(Collected data)
------------------------------------
__global__ __launch_bounds__(512, 1) void conv33_wgrad6_kernel(const f2g_conv32_desc d, float* gw, int R,
                                                               int tiles_h, int ntiles) {
  extern __shared__ __attribute__((aligned(16))) unsigned char smb[];
  unsigned char* Xp = smb;
  unsigned char* Gp = smb + 3 * W33_XPL;
  const int tid = threadIdx.x, lane = tid & 63, wave = tid >> 6;
  const int li = lane & 31, hh = lane >> 5;
  const int W = d.Win, PW = W + 2, npx = (R + 2) * PW, ngp = R * PW, nks = (ngp + 15) >> 4;
  const unsigned mgPW = magic_of(PW);
  for (int o = tid * 16; o < 3 * (W33_XPL + W33_GPL); o += 512 * 16) *reinterpret_cast<u32x4*>(smb + o) = u32x4{0u, 0u, 0u, 0u};
  constexpr int NQ = (W33_GP * 8 + 511) / 512;
// ... 87 lines not shown
  const c32_tiling t = c32_pick_tiles(d->H, d->Wout);
  const long long nt = (long long)t.tiles_h * t.tiles_w * d->S;
  if (nt >= (1ll << 30) || d->x_line >= (1ll << 24)) return F2G_EINVAL;
  const int grid = (int)(nt < 256 ? nt : 256);
  return c32_launch_shape<conv32_s2_fwd6_kernel<8, 16>, conv32_s2_fwd6_kernel<16, 8>>(
      t.tall, fwd6_smem<8, 16>(), fwd6_smem<16, 8>(), dim3(grid), dim3(512), st, *d, t.tiles_w, t.tiles_h, (int)nt);
}

int f2g_conv32_dgrad6_launch(const f2g_conv32_desc* d, hipStream_t st) {
  const c32_tiling t = c32_pick_tiles(d->H, (d->Win + 1) / 2);
  const long long nt = (long long)t.tiles_h * t.tiles_w * d->S;
  if (nt >= (1ll << 30) || d->x_line >= (1ll << 24) || d->y_line >= (1ll << 24)) return F2G_EINVAL;
  const int grid = (int)(nt < 256 ? nt : 256);
  return c32_launch_shape<conv32_s2_dgrad6_kernel<8, 16>, conv32_s2_dgrad6_kernel<16, 8>>(
      t.tall, dgrad6_smem<8, 16>(), dgrad6_smem<16, 8>(), dim3(grid), dim3(512), st, *d, t.tiles_w, t.tiles_h,
      (int)nt);
}

int f2g_conv32_wgrad6_launch(const f2g_conv32_desc* d, float* gw, hipStream_t st) {
  const c32_tiling t = c32_pick_tiles(d->H, d->Wout);
  const long long nt = (long long)d->S * t.tiles_h * t.tiles_w;
  if (nt >= (1ll << 30) || d->x_line >= (1ll << 24)) return F2G_EINVAL;
  int per = (int)((nt + 255) / 256);
  if (per < 1) per = 1;
  const unsigned grid = (unsigned)((nt + per - 1) / per);
  return c32_launch_shape<conv32_s2_wgrad6_kernel<8, 16>, conv32_s2_wgrad6_kernel<16, 8>>(
      t.tall, wgrad6_smem<8, 16>(), wgrad6_smem<16, 8>(), dim3(grid), dim3(512), st, *d, gw, t.tiles_h, t.tiles_w,
      per);
}

int f2g_conv33_h3_launch(const f2g_conv32_desc* d, int R, int tiles_h, int ntiles, hipStream_t st);

extern "C" int f2g_conv33_fwd(const f2g_conv32_desc* d, f2g_stream_t stream) {
  if (!d || !d->x || !d->w || !d->y || (d->precision != 3 && d->precision != 4) || d->Win != d->Wout || d->fm_ref)
    return F2G_EINVAL;
  if ((((uintptr_t)d->x) & 15) || (((uintptr_t)d->w) & 15) || (d->x_line & 3) || (d->x_seq & 3)) return F2G_EINVAL;
  if (d->S <= 0 || d->H <= 0 || d->Win <= 0) return F2G_OK;
  const int W = d->Win;
  if (W > 112 || d->x_line >= (1ll << 24)) return F2G_EINVAL;
  if (d->y_line < (long long)W * C || (d->y != d->x && d->y_seq < (long long)d->H * d->y_line)) return F2G_EINVAL;
  if ((d->y_line & 3) || (d->y_seq & 3) || (((uintptr_t)d->y) & 15)) return F2G_EINVAL;
  if (d->mask_src && (d->lrelu_slope != 0.f || d->bias || (((uintptr_t)d->mask_src) & 15))) {
    f2g_set_error("f2g_conv33_fwd: mask_src (data-gradient role) excludes bias / lrelu_slope (forward role)");
    return F2G_EINVAL;
  }
  const int R = c33_pick_rows(d->H, W);
  if (R < 1) return F2G_EINVAL;
  const int tiles_h = (d->H + R - 1) / R;
  const long long nt = (long long)tiles_h * d->S;
  if (nt >= (1ll << 30)) return F2G_EINVAL;
  if (d->precision == 4) return f2g_conv33_h3_launch(d, R, tiles_h, (int)nt, (hipStream_t)stream);
  constexpr size_t smem = (size_t)P33 * PB + (size_t)T33 * C * PB;
  c32_lds_once<conv33_x6_kernel>(smem);
  const int grid = (int)(nt < 256 ? nt : 256);
  hipLaunchKernelGGL(conv33_x6_kernel, dim3(grid), dim3(512), smem, (hipStream_t)stream, *d, R, tiles_h, (int)nt);
  return f2g_check_launch();
}
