+  int tx = blockIdx.x, ty = blockIdx.y;
+  {
+    const int T = a.tilesX * a.tilesY;
+    if (a.xcd_remap && (T & 7) == 0) {
+      const int L = ty * a.tilesX + tx;
+      const int L2 = (L & 7) * (T >> 3) + (L >> 3);
+      ty = L2 / a.tilesX;
+      tx = L2 - ty * a.tilesX;
+    }
+  }
+  const int y0 = ty * TH, x0 = tx * TW;
+  const bool interior = y0 > 0 && x0 > 0 && y0 + TH < a.H && x0 + TW < a.W;
+
+  if (t0 < 128) *(u32x4*)(lds + C32_DY + ((t0 >> 3) * RP + C32_HW + ((t0 >> 2) & 1)) * PS + (t0 & 3) * 16) = (u32x4){0u, 0u, 0u, 0u};
+  f32x4 wacc[UPW][2];
+#pragma unroll
+  for (int j = 0; j < UPW; ++j) wacc[j][0] = wacc[j][1] = (f32x4){0.f, 0.f, 0.f, 0.f};
+
+  u32x4 v[4];
+  uint2 ypre[MW];
+  auto rsrc = [](const void* p) { return __builtin_amdgcn_make_buffer_rsrc((void*)p, 0, 0x7fffffff, 0x00020000); };
+  constexpr int OOB = (int)0x80000000u;
+  auto issue_halo = [&](const int n, const bool live) {
+    int t = t0;
+    asm volatile("" : "+v"(t));
+    const int ch = t & 3, q0 = t >> 2, hy0 = q0 >> 4, hx0 = q0 & 15;
+    const int voff = (hy0 * a.W + hx0) * PIX + ch * 16;
+    const __amdgpu_buffer_rsrc_t rs = rsrc(a.dy + (((long)n * a.H + (y0 - 1)) * a.W + (x0 - 1)) * PIX);
+#pragma unroll
+    for (int k = 0; k < 4; ++k) {
+      bool inb = live;
+      if (!interior) {
+        const int gy = y0 - 1 + hy0 + 4 * k, gx = x0 - 1 + hx0;
+        inb = live && gy >= 0 && gy < a.H && gx >= 0 && gx < a.W;
+      }
+      v[k] = __builtin_bit_cast(u32x4, __builtin_amdgcn_raw_buffer_load_b128(rs, inb ? voff : OOB, 4 * k * a.W * PIX, 0));
+    }
+  };
+  auto issue_y2 = [&](const int n) {
+    int t = t0;
+    asm volatile("" : "+v"(t));
+    const int r16 = t & 15, g = (t & 63) >> 4;
+    const int voff = min(r16, TW - 1) * PIX + nt * 32 + g * 8;
+    const __amdgpu_buffer_rsrc_t rs = rsrc(a.y2 + (((size_t)n * a.H + y0 + MW * rw) * a.W + x0) * PIX);
+#pragma unroll
+    for (int j = 0; j < MW; ++j)
+      ypre[j] = __builtin_bit_cast(uint2, __builtin_amdgcn_raw_buffer_load_b64(rs, voff, j * a.W * PIX, 0));
+  };
+
+  const int n_first = blockIdx.z * a.ipw;
+  if (n_first < a.N) {
+    issue_halo(n_first, true);
+    issue_y2(n_first);
+  }
+  u32x4 wall[9];
+  f32x4 sc2, sh2, mu2;
+  {
+    const int lane = t0 & 63, g = lane >> 4;
+    const __amdgpu_buffer_rsrc_t rs_wp = rsrc(a.wp), rs_sc = rsrc(a.scale2), rs_sh = rsrc(a.shift2), rs_mu = rsrc(a.mean2);
+#pragma unroll
+    for (int s = 0; s < 9; ++s)
+      wall[s] = __builtin_bit_cast(u32x4, __builtin_amdgcn_raw_buffer_load_b128(rs_wp, lane * 16, (s * 2 + nt) * 1024, 0));
+    sc2 = __builtin_bit_cast(f32x4, __builtin_amdgcn_raw_buffer_load_b128(rs_sc, g * 16, nt * 64, 0));
+    sh2 = __builtin_bit_cast(f32x4, __builtin_amdgcn_raw_buffer_load_b128(rs_sh, g * 16, nt * 64, 0));
+    mu2 = __builtin_bit_cast(f32x4, __builtin_amdgcn_raw_buffer_load_b128(rs_mu, g * 16, nt * 64, 0));
+    if ((t0 & 15) >= TW) {
+      sc2 = (f32x4){0.f, 0.f, 0.f, 0.f};
+      sh2 = (f32x4){-1.f, -1.f, -1.f, -1.f};
+    }
+#pragma unroll
+    for (int s = 0; s < 9; ++s) asm volatile("" : "+v"(wall[s]));
+    asm volatile("" : "+v"(sc2), "+v"(sh2), "+v"(mu2));
+  }
+
+  auto second_half = [&]() {
+    int t = t0;
+    asm volatile("" : "+v"(t));
+    const int r16 = t & 15, g = (t & 63) >> 4;
+    __syncthreads();
+    const unsigned tr_col = (unsigned)((4 * (g & 1) + (r16 >> 2)) * PS + (r16 & 3) * 8);
+    const unsigned ax = lds_base + C32_XT + (g >> 1) * C32_XT_ROW + tr_col;
+    unsigned ad[UPW];
+#pragma unroll
+    for (int j = 0; j < UPW; ++j) {
+      const int u = min(wave + NW * j, NUNIT - 1), tap = u >> 1, cot = u & 1, ky = tap / 3, kx = tap - 3 * ky;
+      ad[j] = lds_base + C32_DY + ((g >> 1) + 2 - ky) * RP * PS + tr_col + (2 - kx) * PS + cot * 32;
+    }
+#pragma unroll
+    for (int ks = 0; ks < TH / 2; ++ks) {
+      const bf16x8 af0 = c32_tr_frag(ax + ks * 2 * C32_XT_ROW), af1 = c32_tr_frag(ax + 32 + ks * 2 * C32_XT_ROW);
+#pragma unroll
+      for (int j = 0; j < UPW; ++j) {
+        const bf16x8 bf = c32_tr_frag(ad[j] + ks * 2 * RP * PS);
+        wacc[j][0] = __builtin_amdgcn_mfma_f32_16x16x32_bf16(af0, bf, wacc[j][0], 0, 0, 0);
+        wacc[j][1] = __builtin_amdgcn_mfma_f32_16x16x32_bf16(af1, bf, wacc[j][1], 0, 0, 0);
+      }
+      __builtin_amdgcn_sched_barrier(0);
+    }
+    __syncthreads();
+  };
+
+  int n = n_first;
+  if (n_first < a.N)
+#pragma unroll 1
+  for (int it = 0;; ++it, ++n) {
+    int t = t0;
+    asm volatile("" : "+v"(t));
+    const int r16 = t & 15, g = (t & 63) >> 4;
+    {
+      const int ch = t & 3, q0 = t >> 2, hy0 = q0 >> 4, hx0 = q0 & 15;
+      unsigned char* const lp = lds + C32_DY + (hy0 * RP + hx0) * PS + ch * 16;
+#pragma unroll
+      for (int k = 0; k < 4; ++k) *(u32x4*)(lp + (4 * k * RP) * PS) = v[k];
+    }
+    const bool more = it + 1 < a.ipw && n + 1 < a.N;
+    issue_halo(n + 1, more);
+    __syncthreads();
+
+    const unsigned lb = (unsigned)(C32_DY + (MW * rw * RP + r16) * PS + g * 16);
+    const unsigned xaddr = (unsigned)(C32_XT + MW * rw * C32_XT_ROW + r16 * PS + nt * 32 + g * 8);
+    unsigned char* const gp = a.g + (((size_t)n * a.H + y0 + MW * rw) * a.W + x0 + min(r16, TW - 1)) * PIX + nt * 32 + g * 8;
+    const int grow = a.W * PIX;
+    uint2 gpk[MW];
+    auto store_g = [&]() {
+      if (r16 < TW) {
+#pragma unroll
+        for (int j = 0; j < MW; ++j) *(uint2*)(gp + (size_t)j * grow) = gpk[j];
+      }
+    };
+    f32x4 ssum = {0.f, 0.f, 0.f, 0.f}, ssq = {0.f, 0.f, 0.f, 0.f};
+#pragma unroll
+    for (int j = 0; j < MW; ++j) {
+      f32x4 acc = {0.f, 0.f, 0.f, 0.f};
+#pragma unroll
+      for (int s = 0; s < 9; ++s) {
+        const int ky = s / 3, kx = s - 3 * ky;
+        const u32x4 xf = *(const u32x4*)(lds + lb + ((j + ky) * RP + kx) * PS);
+        acc = mfma_chunk<bf16_t>(wall[s], xf, acc);
+      }
+      const uint2 yr = ypre[j];
+      const float yv[4] = {__uint_as_float(yr.x << 16), __uint_as_float(yr.x & 0xffff0000u),
+                           __uint_as_float(yr.y << 16), __uint_as_float(yr.y & 0xffff0000u)};
+      const f32x2 glo = {acc[0], acc[1]}, ghi = {acc[2], acc[3]};
+      const uint32_t g0 = __builtin_bit_cast(uint32_t, __builtin_convertvector(glo, bf16x2v));
+      const uint32_t g1 = __builtin_bit_cast(uint32_t, __builtin_convertvector(ghi, bf16x2v));
+      gpk[j] = (uint2){g0, g1};
+      asm volatile("" : "+v"(gpk[j].x), "+v"(gpk[j].y));
+      const float gv[4] = {__uint_as_float(g0 << 16), __uint_as_float(g0 & 0xffff0000u),
+                           __uint_as_float(g1 << 16), __uint_as_float(g1 & 0xffff0000u)};
+      float xv[4];
+#pragma unroll
+      for (int r = 0; r < 4; ++r) {
+        const float z = fmaf(sc2[r], yv[r], sh2[r]);
+        xv[r] = z;
+        const float dz = z > 0.f ? gv[r] : 0.f;
+        ssum[r] += dz;
+        ssq[r] = fmaf(dz, yv[r] - mu2[r], ssq[r]);
+      }
+      const f32x2 lo = {xv[0], xv[1]}, hi = {xv[2], xv[3]};
+      uint2 w;
+      w.x = relu_bf16x2(__builtin_bit_cast(uint32_t, __builtin_convertvector(lo, bf16x2v)));
+      w.y = relu_bf16x2(__builtin_bit_cast(uint32_t, __builtin_convertvector(hi, bf16x2v)));
+      *(uint2*)(lds + xaddr + j * C32_XT_ROW) = w;
+      __builtin_amdgcn_sched_barrier(0);
+    }
+    {
+      f32x4 o;
+#pragma unroll
+      for (int r = 0; r < 4; ++r) {
+        const float s1 = row16_sum(ssum[r]), s2 = row16_sum(ssq[r]);
+        o[r] = r16 == 0 ? s1 : s2;
+      }
+      const size_t set = ((size_t)n * 2 * a.tilesY + 2 * ty + rw) * a.tilesX + tx;
+      if (r16 < 2) *(f32x4*)(a.rows + (set * 2 + r16) * 32 + nt * 16 + 4 * g) = o;
+    }
+    if (!more) {
+      store_g();
+      break;
+    }
+    issue_y2(n + 1);
+    store_g();
+    second_half();
+  }
+  if (n_first < a.N) second_half();
+
+  const size_t wg = (size_t)(blockIdx.z * gridDim.y + blockIdx.y) * gridDim.x + blockIdx.x;
+  float* out = a.partial + wg * (9 * 32 * 32);
+#pragma unroll
+  for (int j = 0; j < UPW; ++j) {
+    const int u = wave + NW * j;
+    if (u < NUNIT) {
+      const int tap = u >> 1, cot = u & 1;
+#pragma unroll
+      for (int cit = 0; cit < 2; ++cit)
+#pragma unroll
+        for (int r = 0; r < 4; ++r)
+          out[(tap * 32 + cit * 16 + 4 * ((t0 & 63) >> 4) + r) * 32 + cot * 16 + (t0 & 15)] = wacc[j][cit][r];
+    }
+  }
+}
+
+static int conv32_bwd_ipw(int N, int H, int W) {
+  static const int per_cu = lab_env("SPCL_CONV32_WG_PER_CU", SPCL_CONV32_WG_PER_CU);
+  const int resident = 256 * (per_cu < 1 ? 1 : (per_cu > 2 ? 2 : per_cu));
+  const long tiles = (long)(H / C32_TH) * (W / C32_TW);
+  static const int env_ipw = lab_env("SPCL_CONV32_IPW", 0);
+  int ipw = env_ipw > 0 ? env_ipw : (int)((tiles * N + resident - 1) / resident);
+  if (ipw < 1) ipw = 1;
+  if (ipw > N) ipw = N;
+  return ipw;
+}
+
+}
+
+using namespace spcl;
+
+extern "C" int spcl_conv32_bwd_fused_supported(int dtype, int N, int H, int W, int CinK, int CoutS) {
+  static const bool off = lab_flag("SPCL_NO_CONV32_FUSED");
+  return (!off && dtype == SPCL_BF16 && CinK == 32 && CoutS == 32 && N > 0 && H >= C32_TH && W >= C32_TW && H % C32_TH == 0 &&
+          W % C32_TW == 0 && (double)H * W * 64.0 < 2147483648.0)
+             ? 1 : 0;
+}
+
+extern "C" int spcl_conv32_bwd_fused_splits(int N, int H, int W) {
+  if (N <= 0 || H < C32_TH || W < C32_TW || H % C32_TH != 0 || W % C32_TW != 0) return 0;
+  return (H / C32_TH) * (W / C32_TW) * cdiv(N, conv32_bwd_ipw(N, H, W));
+}
+
+extern "C" int spcl_conv32_bwd_fused(const void* dy, int dtype, int N, int H, int W, const void* w_packed_dgrad, const void* y2,
+                                     const float* scale2, const float* shift2, const float* mean2, void* g, float* rows,
+                                     float* partial, float* dw_oihw, int Cin, int Cout, void* stream) {
+  SPCL_CHECK_ARG(dy && w_packed_dgrad && y2 && scale2 && shift2 && mean2 && g && rows && partial && dw_oihw,
+                 "conv32_bwd_fused: null pointer");
+  SPCL_CHECK_ARG(Cin > 0 && Cin <= 32 && Cout > 0 && Cout <= 32, "conv32_bwd_fused: channel counts");
+  SPCL_CHECK_ARG((uintptr_t)dy % 16 == 0 && (uintptr_t)y2 % 16 == 0 && (uintptr_t)g % 16 == 0,
+                 "conv32_bwd_fused: tensors must be 16-byte aligned");
+  if (!spcl_conv32_bwd_fused_supported(dtype, N, H, W, 32, 32)) {
+    set_error("conv32_bwd_fused: unsupported configuration (bf16, 32 -> 32 channels, H and W multiples of 14)");
+    return SPCL_EUNSUPPORTED;
+  }
+  hipStream_t st = (hipStream_t)stream;
+  spcl_wgrad_tail* tail = take_tail_capture();
+  Bwd32Args a;
+  a.dy = (const unsigned char*)dy; a.wp = (const u32x4*)w_packed_dgrad; a.y2 = (const unsigned char*)y2;
+  a.scale2 = scale2; a.shift2 = shift2; a.mean2 = mean2; a.g = (unsigned char*)g; a.rows = rows; a.partial = partial;
+  a.N = N; a.H = H; a.W = W; a.tilesX = W / C32_TW; a.tilesY = H / C32_TH;
+  a.ipw = conv32_bwd_ipw(N, H, W);
+  static const int env_remap = lab_env("SPCL_CONV_XCD_REMAP", 1);
+  a.xcd_remap = env_remap;
+  const int nz = cdiv(N, a.ipw), nsplit = a.tilesX * a.tilesY * nz;
+  const double px = (double)N * H * W;
+  prof_cost(px * 64.0 * 3.0 + (double)nsplit * 9 * 1024 * 4.0, 2.0 * 2.0 * px * 9.0 * 32 * 32);
+  SPCL_LAUNCH(conv32_bwd_kernel, dim3(a.tilesX, a.tilesY, nz), dim3(256), C32_LDS, st, a);
+  if (tail != nullptr) {
+    tail->partial = partial; tail->dw = dw_oihw; tail->kind = 0; tail->nsplit = nsplit; tail->nblk_ci = 1;
+    tail->nblk_co = 1; tail->CIB = 32; tail->COB = 32; tail->Cin = Cin; tail->Cout = Cout;
+  } else {
+    launch_wgrad_reduce(partial, nsplit, 1, 1, 32, 32, Cin, Cout, dw_oihw, st);
+  }
+  SPCL_LAUNCH_CHECK("conv32_bwd_fused");
+  return SPCL_OK;
+}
------------------------------------
- _PROBLEM STATEMENT_
Select all lines with the word "static" from the entries above.

- _TASK RESULT_
+static int conv32_bwd_ipw(int N, int H, int W) {
+  static const int per_cu = lab_env("SPCL_CONV32_WG_PER_CU", SPCL_CONV32_WG_PER_CU);
+  static const int env_ipw = lab_env("SPCL_CONV32_IPW", 0);
+  static const bool off = lab_flag("SPCL_NO_CONV32_FUSED");
+  static const int env_remap = lab_env("SPCL_CONV_XCD_REMAP", 1);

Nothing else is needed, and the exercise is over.